DATA EXTRACTS Start Marker

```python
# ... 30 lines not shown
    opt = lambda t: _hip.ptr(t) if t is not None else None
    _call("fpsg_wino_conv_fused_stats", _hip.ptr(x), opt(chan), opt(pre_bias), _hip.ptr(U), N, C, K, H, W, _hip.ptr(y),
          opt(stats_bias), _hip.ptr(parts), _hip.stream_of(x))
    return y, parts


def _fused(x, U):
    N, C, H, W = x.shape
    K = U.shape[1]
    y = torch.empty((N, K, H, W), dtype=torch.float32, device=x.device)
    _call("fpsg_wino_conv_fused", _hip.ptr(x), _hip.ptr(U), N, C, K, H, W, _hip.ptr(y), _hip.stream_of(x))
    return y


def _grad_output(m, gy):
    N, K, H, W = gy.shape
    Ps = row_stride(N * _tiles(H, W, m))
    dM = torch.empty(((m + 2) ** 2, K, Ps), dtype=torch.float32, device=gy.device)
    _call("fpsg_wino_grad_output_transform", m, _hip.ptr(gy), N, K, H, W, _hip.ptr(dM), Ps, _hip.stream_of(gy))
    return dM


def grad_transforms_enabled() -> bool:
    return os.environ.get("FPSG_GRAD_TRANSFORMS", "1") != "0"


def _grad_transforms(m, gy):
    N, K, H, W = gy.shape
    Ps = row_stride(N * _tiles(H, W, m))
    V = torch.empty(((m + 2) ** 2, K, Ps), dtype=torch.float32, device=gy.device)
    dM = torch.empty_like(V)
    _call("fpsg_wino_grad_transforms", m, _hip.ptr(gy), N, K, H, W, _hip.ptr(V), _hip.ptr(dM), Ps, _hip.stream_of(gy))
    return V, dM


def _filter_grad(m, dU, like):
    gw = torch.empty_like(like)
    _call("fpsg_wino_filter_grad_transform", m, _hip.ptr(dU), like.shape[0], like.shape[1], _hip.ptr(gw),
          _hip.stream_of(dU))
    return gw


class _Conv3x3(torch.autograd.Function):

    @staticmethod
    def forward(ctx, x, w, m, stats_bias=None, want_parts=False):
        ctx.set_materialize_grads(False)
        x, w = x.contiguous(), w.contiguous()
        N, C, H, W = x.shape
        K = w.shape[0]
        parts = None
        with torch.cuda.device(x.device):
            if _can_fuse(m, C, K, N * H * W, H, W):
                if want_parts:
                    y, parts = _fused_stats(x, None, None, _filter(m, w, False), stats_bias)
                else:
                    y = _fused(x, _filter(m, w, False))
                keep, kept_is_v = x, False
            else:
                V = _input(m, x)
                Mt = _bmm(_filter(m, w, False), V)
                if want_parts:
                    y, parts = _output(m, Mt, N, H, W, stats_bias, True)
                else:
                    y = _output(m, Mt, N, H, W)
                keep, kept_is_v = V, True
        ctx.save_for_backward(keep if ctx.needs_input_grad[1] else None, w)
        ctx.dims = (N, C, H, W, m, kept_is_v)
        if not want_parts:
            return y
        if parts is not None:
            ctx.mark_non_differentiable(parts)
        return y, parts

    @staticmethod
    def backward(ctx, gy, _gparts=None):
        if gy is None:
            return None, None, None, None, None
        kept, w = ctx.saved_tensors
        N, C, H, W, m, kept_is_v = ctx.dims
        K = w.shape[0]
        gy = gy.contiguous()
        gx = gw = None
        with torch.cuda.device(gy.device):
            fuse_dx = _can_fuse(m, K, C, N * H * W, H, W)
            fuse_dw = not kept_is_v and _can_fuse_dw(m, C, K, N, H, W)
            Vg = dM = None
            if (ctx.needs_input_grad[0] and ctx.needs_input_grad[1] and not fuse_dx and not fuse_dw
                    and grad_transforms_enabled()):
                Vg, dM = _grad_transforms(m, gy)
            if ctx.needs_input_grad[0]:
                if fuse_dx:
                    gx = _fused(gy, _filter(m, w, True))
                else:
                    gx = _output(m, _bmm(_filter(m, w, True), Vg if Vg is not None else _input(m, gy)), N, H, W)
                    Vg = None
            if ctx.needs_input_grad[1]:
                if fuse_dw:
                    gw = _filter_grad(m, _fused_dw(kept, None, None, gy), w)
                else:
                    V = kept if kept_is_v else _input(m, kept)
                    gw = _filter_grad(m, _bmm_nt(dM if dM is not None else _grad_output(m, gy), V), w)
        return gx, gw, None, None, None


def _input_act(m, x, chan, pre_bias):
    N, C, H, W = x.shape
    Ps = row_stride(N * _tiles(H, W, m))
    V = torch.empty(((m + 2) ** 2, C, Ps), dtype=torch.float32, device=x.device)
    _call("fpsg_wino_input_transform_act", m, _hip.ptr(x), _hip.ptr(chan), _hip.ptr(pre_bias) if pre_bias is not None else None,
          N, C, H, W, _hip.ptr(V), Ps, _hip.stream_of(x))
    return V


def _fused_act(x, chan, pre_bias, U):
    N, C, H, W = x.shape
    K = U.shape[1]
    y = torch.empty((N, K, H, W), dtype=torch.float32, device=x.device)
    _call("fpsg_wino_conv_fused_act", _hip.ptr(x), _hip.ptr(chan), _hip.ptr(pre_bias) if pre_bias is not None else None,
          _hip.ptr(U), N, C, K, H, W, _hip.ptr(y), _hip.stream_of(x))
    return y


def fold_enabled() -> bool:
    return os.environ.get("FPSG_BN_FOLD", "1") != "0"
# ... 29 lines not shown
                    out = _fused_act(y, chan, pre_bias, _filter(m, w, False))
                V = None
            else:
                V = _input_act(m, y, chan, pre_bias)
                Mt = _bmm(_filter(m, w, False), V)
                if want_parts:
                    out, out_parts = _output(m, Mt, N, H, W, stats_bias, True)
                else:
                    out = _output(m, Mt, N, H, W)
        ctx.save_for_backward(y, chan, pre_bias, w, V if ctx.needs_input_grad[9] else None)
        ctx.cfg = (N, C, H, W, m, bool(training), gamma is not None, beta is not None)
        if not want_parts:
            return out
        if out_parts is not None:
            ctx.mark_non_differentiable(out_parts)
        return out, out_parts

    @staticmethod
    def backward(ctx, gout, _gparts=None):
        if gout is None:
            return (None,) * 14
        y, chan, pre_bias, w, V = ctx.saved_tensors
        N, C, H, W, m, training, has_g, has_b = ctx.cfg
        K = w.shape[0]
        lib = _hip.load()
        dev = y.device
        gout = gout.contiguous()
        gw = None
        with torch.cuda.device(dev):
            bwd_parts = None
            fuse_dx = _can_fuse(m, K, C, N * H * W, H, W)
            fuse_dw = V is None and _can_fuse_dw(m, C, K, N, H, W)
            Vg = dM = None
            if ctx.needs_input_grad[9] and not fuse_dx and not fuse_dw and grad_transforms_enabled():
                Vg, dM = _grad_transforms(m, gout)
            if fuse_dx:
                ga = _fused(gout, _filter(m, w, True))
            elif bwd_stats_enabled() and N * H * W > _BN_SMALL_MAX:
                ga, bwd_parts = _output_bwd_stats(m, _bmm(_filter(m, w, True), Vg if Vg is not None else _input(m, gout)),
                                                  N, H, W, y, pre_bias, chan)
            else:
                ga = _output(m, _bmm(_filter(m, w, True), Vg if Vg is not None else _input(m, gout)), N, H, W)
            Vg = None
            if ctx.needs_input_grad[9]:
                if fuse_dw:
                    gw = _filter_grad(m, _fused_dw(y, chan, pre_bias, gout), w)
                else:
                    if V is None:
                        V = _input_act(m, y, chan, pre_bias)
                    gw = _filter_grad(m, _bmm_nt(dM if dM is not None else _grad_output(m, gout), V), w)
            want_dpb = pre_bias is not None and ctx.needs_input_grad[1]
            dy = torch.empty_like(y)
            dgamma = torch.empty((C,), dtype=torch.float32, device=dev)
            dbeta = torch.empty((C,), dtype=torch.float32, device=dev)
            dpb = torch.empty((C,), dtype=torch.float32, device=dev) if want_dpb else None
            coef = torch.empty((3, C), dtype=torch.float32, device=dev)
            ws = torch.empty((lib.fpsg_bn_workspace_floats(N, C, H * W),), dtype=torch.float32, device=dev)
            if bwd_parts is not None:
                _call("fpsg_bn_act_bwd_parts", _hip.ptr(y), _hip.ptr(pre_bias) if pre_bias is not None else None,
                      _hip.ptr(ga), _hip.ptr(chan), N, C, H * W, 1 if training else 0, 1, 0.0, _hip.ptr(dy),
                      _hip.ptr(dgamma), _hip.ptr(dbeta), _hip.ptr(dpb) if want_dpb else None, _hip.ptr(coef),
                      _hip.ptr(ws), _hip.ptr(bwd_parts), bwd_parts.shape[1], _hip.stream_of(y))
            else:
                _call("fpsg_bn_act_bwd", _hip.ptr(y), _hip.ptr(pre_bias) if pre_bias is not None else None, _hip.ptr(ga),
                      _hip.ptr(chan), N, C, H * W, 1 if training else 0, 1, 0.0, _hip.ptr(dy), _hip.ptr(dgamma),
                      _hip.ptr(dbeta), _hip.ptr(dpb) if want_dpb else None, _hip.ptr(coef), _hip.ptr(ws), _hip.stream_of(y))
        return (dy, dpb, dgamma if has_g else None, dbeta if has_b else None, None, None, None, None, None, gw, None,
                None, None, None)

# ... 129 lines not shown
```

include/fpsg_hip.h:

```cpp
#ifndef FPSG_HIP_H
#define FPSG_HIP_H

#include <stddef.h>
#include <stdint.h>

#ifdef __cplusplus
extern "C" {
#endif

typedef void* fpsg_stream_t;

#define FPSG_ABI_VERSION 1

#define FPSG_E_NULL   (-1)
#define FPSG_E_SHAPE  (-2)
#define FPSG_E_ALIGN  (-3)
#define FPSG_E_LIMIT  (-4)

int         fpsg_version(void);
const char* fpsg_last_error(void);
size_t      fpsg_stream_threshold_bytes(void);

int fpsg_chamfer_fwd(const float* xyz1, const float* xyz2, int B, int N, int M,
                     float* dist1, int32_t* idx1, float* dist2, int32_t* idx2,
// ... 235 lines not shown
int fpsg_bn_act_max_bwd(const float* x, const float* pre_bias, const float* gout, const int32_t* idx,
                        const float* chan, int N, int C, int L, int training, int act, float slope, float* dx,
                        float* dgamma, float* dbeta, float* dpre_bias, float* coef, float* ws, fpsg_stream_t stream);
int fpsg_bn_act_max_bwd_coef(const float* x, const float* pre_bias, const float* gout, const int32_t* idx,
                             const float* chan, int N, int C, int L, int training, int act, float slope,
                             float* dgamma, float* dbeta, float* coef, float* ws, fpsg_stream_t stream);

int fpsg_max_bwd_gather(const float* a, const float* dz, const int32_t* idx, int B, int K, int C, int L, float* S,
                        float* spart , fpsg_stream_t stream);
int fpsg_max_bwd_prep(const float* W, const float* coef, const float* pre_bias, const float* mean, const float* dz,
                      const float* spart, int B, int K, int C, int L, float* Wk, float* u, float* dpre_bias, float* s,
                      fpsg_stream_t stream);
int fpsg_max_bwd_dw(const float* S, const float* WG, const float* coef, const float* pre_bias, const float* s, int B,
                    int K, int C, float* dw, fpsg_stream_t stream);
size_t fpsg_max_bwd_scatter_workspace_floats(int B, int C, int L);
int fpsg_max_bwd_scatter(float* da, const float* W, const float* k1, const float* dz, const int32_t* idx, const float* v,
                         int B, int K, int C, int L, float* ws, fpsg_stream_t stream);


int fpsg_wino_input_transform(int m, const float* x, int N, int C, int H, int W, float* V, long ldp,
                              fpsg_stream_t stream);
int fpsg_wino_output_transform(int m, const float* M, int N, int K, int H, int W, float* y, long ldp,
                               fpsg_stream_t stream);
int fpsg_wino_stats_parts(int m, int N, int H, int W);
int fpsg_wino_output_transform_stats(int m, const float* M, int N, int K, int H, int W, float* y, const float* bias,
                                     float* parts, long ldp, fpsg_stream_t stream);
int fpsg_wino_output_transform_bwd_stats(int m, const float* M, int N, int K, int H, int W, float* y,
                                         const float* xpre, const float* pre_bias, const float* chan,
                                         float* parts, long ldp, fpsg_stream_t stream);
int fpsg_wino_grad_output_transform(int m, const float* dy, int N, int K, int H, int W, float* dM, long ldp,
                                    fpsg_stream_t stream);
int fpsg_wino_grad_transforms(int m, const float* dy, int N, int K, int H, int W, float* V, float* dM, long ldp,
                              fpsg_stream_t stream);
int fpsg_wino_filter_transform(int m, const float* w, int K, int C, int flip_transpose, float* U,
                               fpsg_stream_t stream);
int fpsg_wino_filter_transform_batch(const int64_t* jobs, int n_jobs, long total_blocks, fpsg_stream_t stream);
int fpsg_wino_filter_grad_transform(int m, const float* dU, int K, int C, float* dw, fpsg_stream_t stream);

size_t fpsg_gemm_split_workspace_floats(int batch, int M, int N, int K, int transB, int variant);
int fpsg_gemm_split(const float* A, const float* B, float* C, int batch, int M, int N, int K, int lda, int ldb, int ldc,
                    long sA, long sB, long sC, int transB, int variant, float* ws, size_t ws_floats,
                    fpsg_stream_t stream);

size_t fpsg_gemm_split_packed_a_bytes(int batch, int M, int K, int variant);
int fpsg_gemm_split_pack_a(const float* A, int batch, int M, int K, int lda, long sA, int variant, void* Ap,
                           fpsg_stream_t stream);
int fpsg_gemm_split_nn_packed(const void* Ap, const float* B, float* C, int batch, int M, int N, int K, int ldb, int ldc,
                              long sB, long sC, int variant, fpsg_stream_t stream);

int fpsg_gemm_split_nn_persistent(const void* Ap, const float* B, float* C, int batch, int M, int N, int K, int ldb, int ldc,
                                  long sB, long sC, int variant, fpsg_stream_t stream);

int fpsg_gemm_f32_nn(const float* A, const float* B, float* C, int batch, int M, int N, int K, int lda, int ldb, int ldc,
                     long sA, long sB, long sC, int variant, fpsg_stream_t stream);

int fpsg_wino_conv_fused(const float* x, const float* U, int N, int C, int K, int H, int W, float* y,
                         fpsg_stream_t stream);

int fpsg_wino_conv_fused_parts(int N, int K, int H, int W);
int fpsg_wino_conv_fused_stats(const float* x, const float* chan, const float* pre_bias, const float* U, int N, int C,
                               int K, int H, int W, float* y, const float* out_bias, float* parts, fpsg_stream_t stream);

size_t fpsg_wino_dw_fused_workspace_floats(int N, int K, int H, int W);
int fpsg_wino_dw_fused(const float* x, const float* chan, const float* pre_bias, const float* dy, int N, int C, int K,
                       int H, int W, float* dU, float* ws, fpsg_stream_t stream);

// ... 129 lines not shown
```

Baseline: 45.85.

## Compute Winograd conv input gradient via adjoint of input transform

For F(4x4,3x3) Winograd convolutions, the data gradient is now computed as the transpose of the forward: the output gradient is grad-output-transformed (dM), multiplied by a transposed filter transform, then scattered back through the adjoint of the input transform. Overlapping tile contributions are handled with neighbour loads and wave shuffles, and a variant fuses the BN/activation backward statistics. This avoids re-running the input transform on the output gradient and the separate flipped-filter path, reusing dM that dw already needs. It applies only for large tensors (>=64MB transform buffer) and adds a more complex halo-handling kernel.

DATA EXTRACTS End Marker
DATA EXTRACTS Start Marker

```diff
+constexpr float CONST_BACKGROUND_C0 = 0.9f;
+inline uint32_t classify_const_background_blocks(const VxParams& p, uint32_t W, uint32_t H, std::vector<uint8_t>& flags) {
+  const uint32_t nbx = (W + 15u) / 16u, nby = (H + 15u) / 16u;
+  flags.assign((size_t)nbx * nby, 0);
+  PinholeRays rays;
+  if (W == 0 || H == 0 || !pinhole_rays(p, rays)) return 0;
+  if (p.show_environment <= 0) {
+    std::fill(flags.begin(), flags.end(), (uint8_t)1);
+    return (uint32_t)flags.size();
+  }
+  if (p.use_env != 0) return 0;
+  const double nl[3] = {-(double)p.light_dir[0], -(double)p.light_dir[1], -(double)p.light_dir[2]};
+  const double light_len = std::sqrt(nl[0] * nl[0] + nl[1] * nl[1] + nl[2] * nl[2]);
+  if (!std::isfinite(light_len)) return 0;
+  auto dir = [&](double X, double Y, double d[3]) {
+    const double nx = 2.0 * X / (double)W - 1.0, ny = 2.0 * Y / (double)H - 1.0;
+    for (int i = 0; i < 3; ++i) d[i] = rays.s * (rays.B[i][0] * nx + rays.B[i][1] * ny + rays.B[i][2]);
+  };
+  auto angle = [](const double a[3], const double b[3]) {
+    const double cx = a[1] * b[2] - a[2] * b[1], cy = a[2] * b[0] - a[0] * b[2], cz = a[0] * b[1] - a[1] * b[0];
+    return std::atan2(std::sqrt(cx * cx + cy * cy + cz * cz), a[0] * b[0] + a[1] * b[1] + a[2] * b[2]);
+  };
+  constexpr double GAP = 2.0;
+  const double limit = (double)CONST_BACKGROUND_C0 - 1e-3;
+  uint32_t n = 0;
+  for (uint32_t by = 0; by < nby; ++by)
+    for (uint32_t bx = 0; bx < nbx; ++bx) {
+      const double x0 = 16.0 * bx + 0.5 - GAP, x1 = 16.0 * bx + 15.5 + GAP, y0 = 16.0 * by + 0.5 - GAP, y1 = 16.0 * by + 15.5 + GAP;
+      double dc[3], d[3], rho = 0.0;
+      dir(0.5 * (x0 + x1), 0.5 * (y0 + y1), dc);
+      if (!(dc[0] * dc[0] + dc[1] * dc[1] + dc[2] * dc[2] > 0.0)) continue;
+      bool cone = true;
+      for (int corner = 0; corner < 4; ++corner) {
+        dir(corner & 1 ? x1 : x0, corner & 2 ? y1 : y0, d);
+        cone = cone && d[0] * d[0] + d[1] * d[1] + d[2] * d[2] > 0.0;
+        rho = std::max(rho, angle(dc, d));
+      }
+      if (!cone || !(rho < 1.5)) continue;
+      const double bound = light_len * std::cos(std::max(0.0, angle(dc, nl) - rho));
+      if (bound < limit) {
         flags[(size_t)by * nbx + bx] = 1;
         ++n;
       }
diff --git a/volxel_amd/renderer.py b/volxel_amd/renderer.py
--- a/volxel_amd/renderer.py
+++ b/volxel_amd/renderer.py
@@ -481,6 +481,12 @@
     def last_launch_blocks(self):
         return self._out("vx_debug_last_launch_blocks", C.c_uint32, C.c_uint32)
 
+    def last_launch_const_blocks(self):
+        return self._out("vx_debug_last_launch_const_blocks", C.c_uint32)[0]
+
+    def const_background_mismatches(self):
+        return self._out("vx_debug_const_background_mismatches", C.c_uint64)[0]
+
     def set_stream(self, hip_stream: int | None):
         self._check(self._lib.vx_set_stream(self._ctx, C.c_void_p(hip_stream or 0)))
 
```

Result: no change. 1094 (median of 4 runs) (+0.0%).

DATA EXTRACTS End Marker

- _TASK GOAL_: Show all lines from the records above where the word "flags" occurs.

- _RESPONSE TO THE TASK_:
+inline uint32_t classify_const_background_blocks(const VxParams& p, uint32_t W, uint32_t H, std::vector<uint8_t>& flags) {
+  flags.assign((size_t)nbx * nby, 0);
+    std::fill(flags.begin(), flags.end(), (uint8_t)1);
+    return (uint32_t)flags.size();
         flags[(size_t)by * nbx + bx] = 1;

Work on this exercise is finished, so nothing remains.